Dataset excerpts |
=== Section Start ===

# dfm/george

Measured on NVIDIA H100. Metric: gp.compute+log_likelihood N-points/sec, higher is better.
Workload: dtype f64

## Files before the change

george_b200/csrc/hodlr_leaf.cuh:

```cuda
#pragma once

#include "gemm_dmma.cuh"
#include "hodlr_kernels.cuh"

namespace bgp {

constexpr int LF_THREADS = 256;
constexpr int LF_NB = 32;
constexpr int LF_MAX_LEAF = 768;

__host__ __device__ inline int lf_panel_ld(int max_m) { return ((max_m + 15) / 16) * 16 + 4; }

template <int SHAPE>
__global__ void __launch_bounds__(LF_THREADS, 2) leaf_factor_kernel(const DevProgram* __restrict__ gprog,
                                                                    const double* __restrict__ x,
                                                                    const double* __restrict__ diag,
                                                                    const LeafDesc* __restrict__ leaves,
                                                                    double* __restrict__ Lbuf,
                                                                    double* __restrict__ leaf_logdet, int ldp) {
  extern __shared__ __align__(16) double lf_smem[];
  double* pn = lf_smem;
  double* dall = lf_smem + LF_NB * ldp;
  DevProgram* P = reinterpret_cast<DevProgram*>(lf_smem + (LF_NB + 1) * ldp);
  __shared__ double red[32];
  __shared__ double dinv[LF_NB];
  if constexpr (SHAPE == BGP_SHAPE_GENERIC) stage_program(P, gprog);
  __syncthreads();
  const auto fn = ShapeEval<SHAPE>::make(P, gprog);
  const LeafDesc lf = leaves[blockIdx.x];
  const int m = lf.size, nd = gprog->ndim;
  double* A = Lbuf + lf.off;
  const double* xs = x + (int64_t)lf.start * nd;
  const int lane = threadIdx.x & 31, warp = threadIdx.x >> 5;

  double logdet = 0.0;
  for (int k0 = 0; k0 < m; k0 += LF_NB) {
    const int nb = min(LF_NB, m - k0), rem = m - k0;
    for (int t = threadIdx.x; t < nb * rem; t += LF_THREADS) {
      const int c = t / rem, i = t - c * rem;
      if (i >= c) {
        double v = fn(xs + (int64_t)(k0 + i) * nd, xs + (int64_t)(k0 + c) * nd);
        if (i == c) v += diag[lf.start + k0 + i];
        pn[c * ldp + i] = v;
      }
    }
    __syncthreads();
    if (k0 > 0) {
      const int lr = lane >> 2, lc = lane & 3;
      const int n_tiles = (rem + 15) / 16;
      bool bok[4];
#pragma unroll
      for (int b = 0; b < 4; ++b) bok[b] = b * 8 + lr < nb;
      for (int t = warp; t < n_tiles; t += LF_THREADS / 32) {
        const int r0 = t * 16;
        bool aok[2];
#pragma unroll
        for (int a = 0; a < 2; ++a) aok[a] = r0 + a * 8 + lr < rem;
        double acc[2][4][2];
#pragma unroll
        for (int a = 0; a < 2; ++a)
#pragma unroll
          for (int b = 0; b < 4; ++b) { acc[a][b][0] = 0.0; acc[a][b][1] = 0.0; }
#pragma unroll 4
        for (int q0 = 0; q0 < k0; q0 += 4) {
          const int q = q0 + lc;
          const double* Lq = A + (int64_t)q * m + k0;
          const double dq = dall[q];
          double af[2], bf[4];
#pragma unroll
          for (int a = 0; a < 2; ++a) af[a] = aok[a] ? Lq[r0 + a * 8 + lr] : 0.0;
#pragma unroll
          for (int b = 0; b < 4; ++b) bf[b] = bok[b] ? Lq[b * 8 + lr] * dq : 0.0;
#pragma unroll
          for (int a = 0; a < 2; ++a)
#pragma unroll
            for (int b = 0; b < 4; ++b) dmma884(acc[a][b][0], acc[a][b][1], af[a], bf[b]);
        }
#pragma unroll
        for (int a = 0; a < 2; ++a) {
          const int i = r0 + a * 8 + lr;
#pragma unroll
          for (int b = 0; b < 4; ++b)
#pragma unroll
            for (int e = 0; e < 2; ++e) {
              const int c = b * 8 + 2 * lc + e;
              if (i < rem && c < nb && i >= c) pn[c * ldp + i] -= acc[a][b][e];
            }
        }
      }
      __syncthreads();
    }
    if (warp == 0) {
      double w[LF_NB];
#pragma unroll
      for (int j = 0; j < LF_NB; ++j) w[j] = (j <= lane && lane < nb) ? pn[j * ldp + lane] : 0.0;
#pragma unroll
      for (int k = 0; k < LF_NB; ++k) {
        if (k < nb) {
          const double d = __shfl_sync(0xffffffffu, w[k], k);
          const double l = (lane > k && lane < nb) ? w[k] / d : 0.0;
          if (lane > k) w[k] = l;
          const double ld = l * d;
#pragma unroll
          for (int j = k + 1; j < LF_NB; ++j) {
            const double lj = __shfl_sync(0xffffffffu, l, j);
            if (j <= lane) w[j] -= ld * lj;
          }
        }
      }
      if (lane < nb) {
        double* col = A + (int64_t)k0 * m + k0 + lane;
        double d = 0.0;
#pragma unroll
        for (int j = 0; j < LF_NB; ++j) {
          if (j < lane) { pn[j * ldp + lane] = w[j]; col[(int64_t)j * m] = w[j]; }
          if (j == lane) d = w[j];
        }
        col[(int64_t)lane * m] = d;
        dall[k0 + lane] = d;
        dinv[lane] = 1.0 / d;
        logdet += log(fabs(d));
      }
    }
    __syncthreads();
    const volatile double* l11 = pn;
    for (int i = LF_NB + threadIdx.x; i < rem; i += LF_THREADS) {
      double w[LF_NB];
#pragma unroll
      for (int j = 0; j < LF_NB; ++j) w[j] = pn[j * ldp + i];
#pragma unroll
      for (int j = 0; j < LF_NB; ++j) {
        double s = w[j];
#pragma unroll
        for (int q = 0; q < j; ++q) s -= w[q] * l11[q * ldp + j];
        w[j] = s;
      }
      double* row = A + (int64_t)k0 * m + k0 + i;
#pragma unroll
      for (int j = 0; j < LF_NB; ++j) row[(int64_t)j * m] = w[j] * dinv[j];
    }
    __syncthreads();
  }
  logdet = block_sum(logdet, red);
  if (threadIdx.x == 0) leaf_logdet[blockIdx.x] = logdet;
}

__host__ inline size_t lf_smem_bytes(int shape, int max_m) {
  return sizeof(double) * (size_t)(LF_NB + 1) * lf_panel_ld(max_m) + (shape == BGP_SHAPE_GENERIC ? sizeof(DevProgram) : 0);
}

template <int SHAPE>
inline void leaf_factor_launch_shape(int n_leaves, int max_m, cudaStream_t s, const DevProgram* prog, const double* x,
                                     const double* diag, const LeafDesc* leaves, double* L, double* leaf_logdet) {
  const size_t smem = lf_smem_bytes(SHAPE, max_m);
  cudaFuncSetAttribute(leaf_factor_kernel<SHAPE>, cudaFuncAttributeMaxDynamicSharedMemorySize, (int)smem);
  leaf_factor_kernel<SHAPE><<<n_leaves, LF_THREADS, smem, s>>>(prog, x, diag, leaves, L, leaf_logdet, lf_panel_ld(max_m));
}

inline void leaf_factor_launch(int shape, int n_leaves, int max_m, cudaStream_t s, const DevProgram* prog,
                               const double* x, const double* diag, const LeafDesc* leaves, double* L,
                               double* leaf_logdet) {
  BGP_SHAPE_SWITCH(shape, (leaf_factor_launch_shape<SHAPE>(n_leaves, max_m, s, prog, x, diag, leaves, L, leaf_logdet)));
}

}
```

Measured before the change: 21.53 million.

## Invert diagonal block and apply panel solve via DMMA in leaf factorization

Replaces the per-row scalar triangular solve for the below-diagonal panel with an explicit inverse of the unit-lower 32x32 diagonal block, computed by warp shuffles, followed by a DMMA tensor-core GEMM. It also rewrites the diagonal LDL factorization as a shifting-register loop using a shared column buffer, adds a 4-way ILP kernel evaluation for non-generic shapes, and raises the unroll on the trailing update. Optional clock64 phase timing instrumentation is added under a compile flag. The goal is to move the serial-heavy panel solve onto tensor cores. In exchange it adds static shared memory, which can affect occupancy, and an explicit inverse is numerically less stable than forward substitution.

Result: faster. 22.81 million, median of 6 (+5.9%).

```diff
diff --git a/george_b200/csrc/hodlr_leaf.cuh b/george_b200/csrc/hodlr_leaf.cuh
--- a/george_b200/csrc/hodlr_leaf.cuh
+++ b/george_b200/csrc/hodlr_leaf.cuh
@@ -8,8 +8,44 @@
 constexpr int LF_THREADS = 256;
 constexpr int LF_NB = 32;
 constexpr int LF_MAX_LEAF = 768;
-
-__host__ __device__ inline int lf_panel_ld(int max_m) { return ((max_m + 15) / 16) * 16 + 4; }
+constexpr int LF_LDT = LF_NB + 4;
+
+__host__ __device__ constexpr int lf_panel_ld(int max_m) { return ((max_m + 15) / 16) * 16 + 4; }
+static_assert((LF_THREADS / 32) * 4 == LF_NB, "step (3b) gives each warp four columns of L11^-1");
+
+#ifdef BGP_LF_PHASE_TIMING
+__device__ unsigned long long lf_phase_cycles[5];
+__device__ unsigned int lf_phase_ctas;
+__device__ inline void lf_phase_report(const long long* ph, long long t_begin) {
+  if (threadIdx.x != 0) return;
+  for (int p = 0; p < 4; ++p) atomicAdd(&lf_phase_cycles[p], (unsigned long long)ph[p]);
+  atomicAdd(&lf_phase_cycles[4], (unsigned long long)(clock64() - t_begin));
+  __threadfence();
+  if (atomicAdd(&lf_phase_ctas, 1u) == gridDim.x - 1) {
+    const double c = 1.0 / gridDim.x;
+    printf("leaf_factor cycles per CTA (%u CTAs): build %.0f update %.0f diagonal %.0f below %.0f total %.0f\n",
+           gridDim.x, lf_phase_cycles[0] * c, lf_phase_cycles[1] * c, lf_phase_cycles[2] * c, lf_phase_cycles[3] * c,
+           lf_phase_cycles[4] * c);
+    for (int p = 0; p < 5; ++p) lf_phase_cycles[p] = 0;
+    lf_phase_ctas = 0;
+  }
+}
+#define LF_TIMER_INIT                      \
+  long long lf_ph[4] = {0, 0, 0, 0};       \
+  const long long lf_t0 = clock64();       \
+  long long lf_t = lf_t0;
+#define LF_STAMP(p)                          \
+  if (threadIdx.x == 0) {                    \
+    const long long t1_ = clock64();         \
+    lf_ph[p] += t1_ - lf_t;                  \
+    lf_t = t1_;                              \
+  }
+#define LF_TIMER_REPORT lf_phase_report(lf_ph, lf_t0);
+#else
+#define LF_TIMER_INIT
+#define LF_STAMP(p)
+#define LF_TIMER_REPORT
+#endif
 
 template <int SHAPE>
 __global__ void __launch_bounds__(LF_THREADS, 2) leaf_factor_kernel(const DevProgram* __restrict__ gprog,
@@ -23,7 +59,8 @@
   double* dall = lf_smem + LF_NB * ldp;
   DevProgram* P = reinterpret_cast<DevProgram*>(lf_smem + (LF_NB + 1) * ldp);
   __shared__ double red[32];
-  __shared__ double dinv[LF_NB];
+  __shared__ __align__(16) double tm[LF_NB * LF_LDT];
+  __shared__ double colb[2 * LF_NB];
   if constexpr (SHAPE == BGP_SHAPE_GENERIC) stage_program(P, gprog);
   __syncthreads();
   const auto fn = ShapeEval<SHAPE>::make(P, gprog);
@@ -32,19 +69,31 @@
   double* A = Lbuf + lf.off;
   const double* xs = x + (int64_t)lf.start * nd;
   const int lane = threadIdx.x & 31, warp = threadIdx.x >> 5;
+  constexpr int ilp = SHAPE == BGP_SHAPE_GENERIC ? 1 : 4;
 
   double logdet = 0.0;
+  LF_TIMER_INIT
   for (int k0 = 0; k0 < m; k0 += LF_NB) {
     const int nb = min(LF_NB, m - k0), rem = m - k0;
-    for (int t = threadIdx.x; t < nb * rem; t += LF_THREADS) {
-      const int c = t / rem, i = t - c * rem;
-      if (i >= c) {
-        double v = fn(xs + (int64_t)(k0 + i) * nd, xs + (int64_t)(k0 + c) * nd);
-        if (i == c) v += diag[lf.start + k0 + i];
-        pn[c * ldp + i] = v;
+    const bool below = rem > LF_NB;
+    for (int t0 = threadIdx.x; t0 < nb * rem; t0 += LF_THREADS * ilp) {
+      double v[ilp];
+      int ci[ilp], ii[ilp];
+#pragma unroll
+      for (int u = 0; u < ilp; ++u) {
+        const int t = min(t0 + u * LF_THREADS, nb * rem - 1);
+        ci[u] = t / rem;
+        ii[u] = t - ci[u] * rem;
+        v[u] = fn(xs + (int64_t)(k0 + ii[u]) * nd, xs + (int64_t)(k0 + ci[u]) * nd);
+      }
+#pragma unroll
+      for (int u = 0; u < ilp; ++u) {
+        const int c = ci[u], i = ii[u];
+        if (t0 + u * LF_THREADS < nb * rem && i >= c) pn[c * ldp + i] = i == c ? v[u] + diag[lf.start + k0 + i] : v[u];
       }
     }
     __syncthreads();
+    LF_STAMP(0)
     if (k0 > 0) {
       const int lr = lane >> 2, lc = lane & 3;
       const int n_tiles = (rem + 15) / 16;
@@ -61,7 +110,7 @@
         for (int a = 0; a < 2; ++a)
 #pragma unroll
           for (int b = 0; b < 4; ++b) { acc[a][b][0] = 0.0; acc[a][b][1] = 0.0; }
-#pragma unroll 4
+#pragma unroll 8
         for (int q0 = 0; q0 < k0; q0 += 4) {
           const int q = q0 + lc;
           const double* Lq = A + (int64_t)q * m + k0;
@@ -89,65 +138,105 @@
         }
       }
       __syncthreads();
+      LF_STAMP(1)
     }
     if (warp == 0) {
+      const int i = lane;
       double w[LF_NB];
 #pragma unroll
-      for (int j = 0; j < LF_NB; ++j) w[j] = (j <= lane && lane < nb) ? pn[j * ldp + lane] : 0.0;
-#pragma unroll
-      for (int k = 0; k < LF_NB; ++k) {
-        if (k < nb) {
-          const double d = __shfl_sync(0xffffffffu, w[k], k);
-          const double l = (lane > k && lane < nb) ? w[k] / d : 0.0;
-          if (lane > k) w[k] = l;
-          const double ld = l * d;
-#pragma unroll
-          for (int j = k + 1; j < LF_NB; ++j) {
-            const double lj = __shfl_sync(0xffffffffu, l, j);
-            if (j <= lane) w[j] -= ld * lj;
+      for (int j = 0; j < LF_NB; ++j) w[j] = (j <= i && i < nb) ? pn[j * ldp + i] : 0.0;
+      double dmine = 1.0;
+      for (int k = 0; k < nb; ++k) {
+        double* cb = colb + (k & 1) * LF_NB;
+        cb[i] = w[0];
+        __syncwarp();
+        const double d = cb[k];
+        const bool act = i > k && i < nb;
+        const double l = act ? w[0] * (1.0 / d) : 0.0;
+        if (i == k) dmine = d;
+#pragma unroll
+        for (int j = 1; j < LF_NB; ++j) w[j - 1] = w[j] - l * cb[(k + j) & (LF_NB - 1)];
+        w[LF_NB - 1] = 0.0;
+        if (act) pn[k * ldp + i] = l;
+      }
+      if (i < nb) {
+        double* row = A + (int64_t)k0 * m + k0 + i;
+        for (int j = 0; j < i; ++j) row[(int64_t)j * m] = pn[j * ldp + i];
+        row[(int64_t)i * m] = dmine;
+        dall[k0 + i] = dmine;
+        logdet += log(fabs(dmine));
+      }
+    }
+    __syncthreads();
+    LF_STAMP(2)
+    if (below) {
+      const int i = lane;
+      const double rd = 1.0 / dall[k0 + i];
+      double mq[4];
+#pragma unroll
+      for (int c = 0; c < 4; ++c) mq[c] = i == 4 * warp + c ? 1.0 : 0.0;
+      for (int p = 0; p < LF_NB - 1; ++p) {
+        const double lip = i > p ? pn[p * ldp + i] : 0.0;
+#pragma unroll
+        for (int c = 0; c < 4; ++c) mq[c] -= lip * __shfl_sync(0xffffffffu, mq[c], p);
+      }
+#pragma unroll
+      for (int c = 0; c < 4; ++c) tm[(4 * warp + c) * LF_LDT + i] = mq[c] * rd;
+      __syncthreads();
+    }
+    if (below) {
+      const int lr = lane >> 2, lc = lane & 3;
+      const int n_tiles = (rem - LF_NB + 15) / 16;
+      for (int t = warp; t < n_tiles; t += LF_THREADS / 32) {
+        const int r0 = LF_NB + t * 16;
+        bool aok[2];
+#pragma unroll
+        for (int a = 0; a < 2; ++a) aok[a] = r0 + a * 8 + lr < rem;
+        double acc[2][4][2];
+#pragma unroll
+        for (int a = 0; a < 2; ++a)
+#pragma unroll
+          for (int b = 0; b < 4; ++b) { acc[a][b][0] = 0.0; acc[a][b][1] = 0.0; }
+#pragma unroll
+        for (int q0 = 0; q0 < LF_NB; q0 += 4) {
+          const int q = q0 + lc;
+          double af[2], bf[4];
+#pragma unroll
+          for (int a = 0; a < 2; ++a) af[a] = aok[a] ? pn[q * ldp + r0 + a * 8 + lr] : 0.0;
+#pragma unroll
+          for (int b = 0; b < 4; ++b) bf[b] = tm[q * LF_LDT + b * 8 + lr];
+#pragma unroll
+          for (int a = 0; a < 2; ++a)
+#pragma unroll
+            for (int b = 0; b < 4; ++b) dmma884(acc[a][b][0], acc[a][b][1], af[a], bf[b]);
+        }
+#pragma unroll
+        for (int a = 0; a < 2; ++a) {
+          const int i = r0 + a * 8 + lr;
+          if (i < rem) {
+            double* row = A + (int64_t)k0 * m + k0 + i;
+#pragma unroll
+            for (int b = 0; b < 4; ++b)
+#pragma unroll
+              for (int e = 0; e < 2; ++e) row[(int64_t)(b * 8 + 2 * lc + e) * m] = acc[a][b][e];
           }
         }
       }
-      if (lane < nb) {
-        double* col = A + (int64_t)k0 * m + k0 + lane;
-        double d = 0.0;
-#pragma unroll
-        for (int j = 0; j < LF_NB; ++j) {
-          if (j < lane) { pn[j * ldp + lane] = w[j]; col[(int64_t)j * m] = w[j]; }
-          if (j == lane) d = w[j];
-        }
-        col[(int64_t)lane * m] = d;
-        dall[k0 + lane] = d;
-        dinv[lane] = 1.0 / d;
-        logdet += log(fabs(d));
-      }
     }
     __syncthreads();
-    const volatile double* l11 = pn;
-    for (int i = LF_NB + threadIdx.x; i < rem; i += LF_THREADS) {
-      double w[LF_NB];
-#pragma unroll
-      for (int j = 0; j < LF_NB; ++j) w[j] = pn[j * ldp + i];
-#pragma unroll
-      for (int j = 0; j < LF_NB; ++j) {
-        double s = w[j];
-#pragma unroll
-        for (int q = 0; q < j; ++q) s -= w[q] * l11[q * ldp + j];
-        w[j] = s;
-      }
-      double* row = A + (int64_t)k0 * m + k0 + i;
-#pragma unroll
-      for (int j = 0; j < LF_NB; ++j) row[(int64_t)j * m] = w[j] * dinv[j];
-    }
-    __syncthreads();
+    LF_STAMP(3)
   }
+  LF_TIMER_REPORT
   logdet = block_sum(logdet, red);
   if (threadIdx.x == 0) leaf_logdet[blockIdx.x] = logdet;
 }
 
-__host__ inline size_t lf_smem_bytes(int shape, int max_m) {
+__host__ __device__ constexpr size_t lf_smem_bytes(int shape, int max_m) {
   return sizeof(double) * (size_t)(LF_NB + 1) * lf_panel_ld(max_m) + (shape == BGP_SHAPE_GENERIC ? sizeof(DevProgram) : 0);
 }
+constexpr size_t LF_STATIC_SMEM = sizeof(double) * (32 + LF_NB * LF_LDT + 2 * LF_NB);
+static_assert(lf_smem_bytes(BGP_SHAPE_GENERIC, LF_MAX_LEAF) + LF_STATIC_SMEM <= 232448,
+              "leaf_factor_kernel does not fit one SM's shared memory at LF_MAX_LEAF rows");
 
 template <int SHAPE>
 inline void leaf_factor_launch_shape(int n_leaves, int max_m, cudaStream_t s, const DevProgram* prog, const double* x,
```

=== Section End ===

Each line of the data that has the string "fabs" counts once; give the total and nothing else.

Answer to this task |
3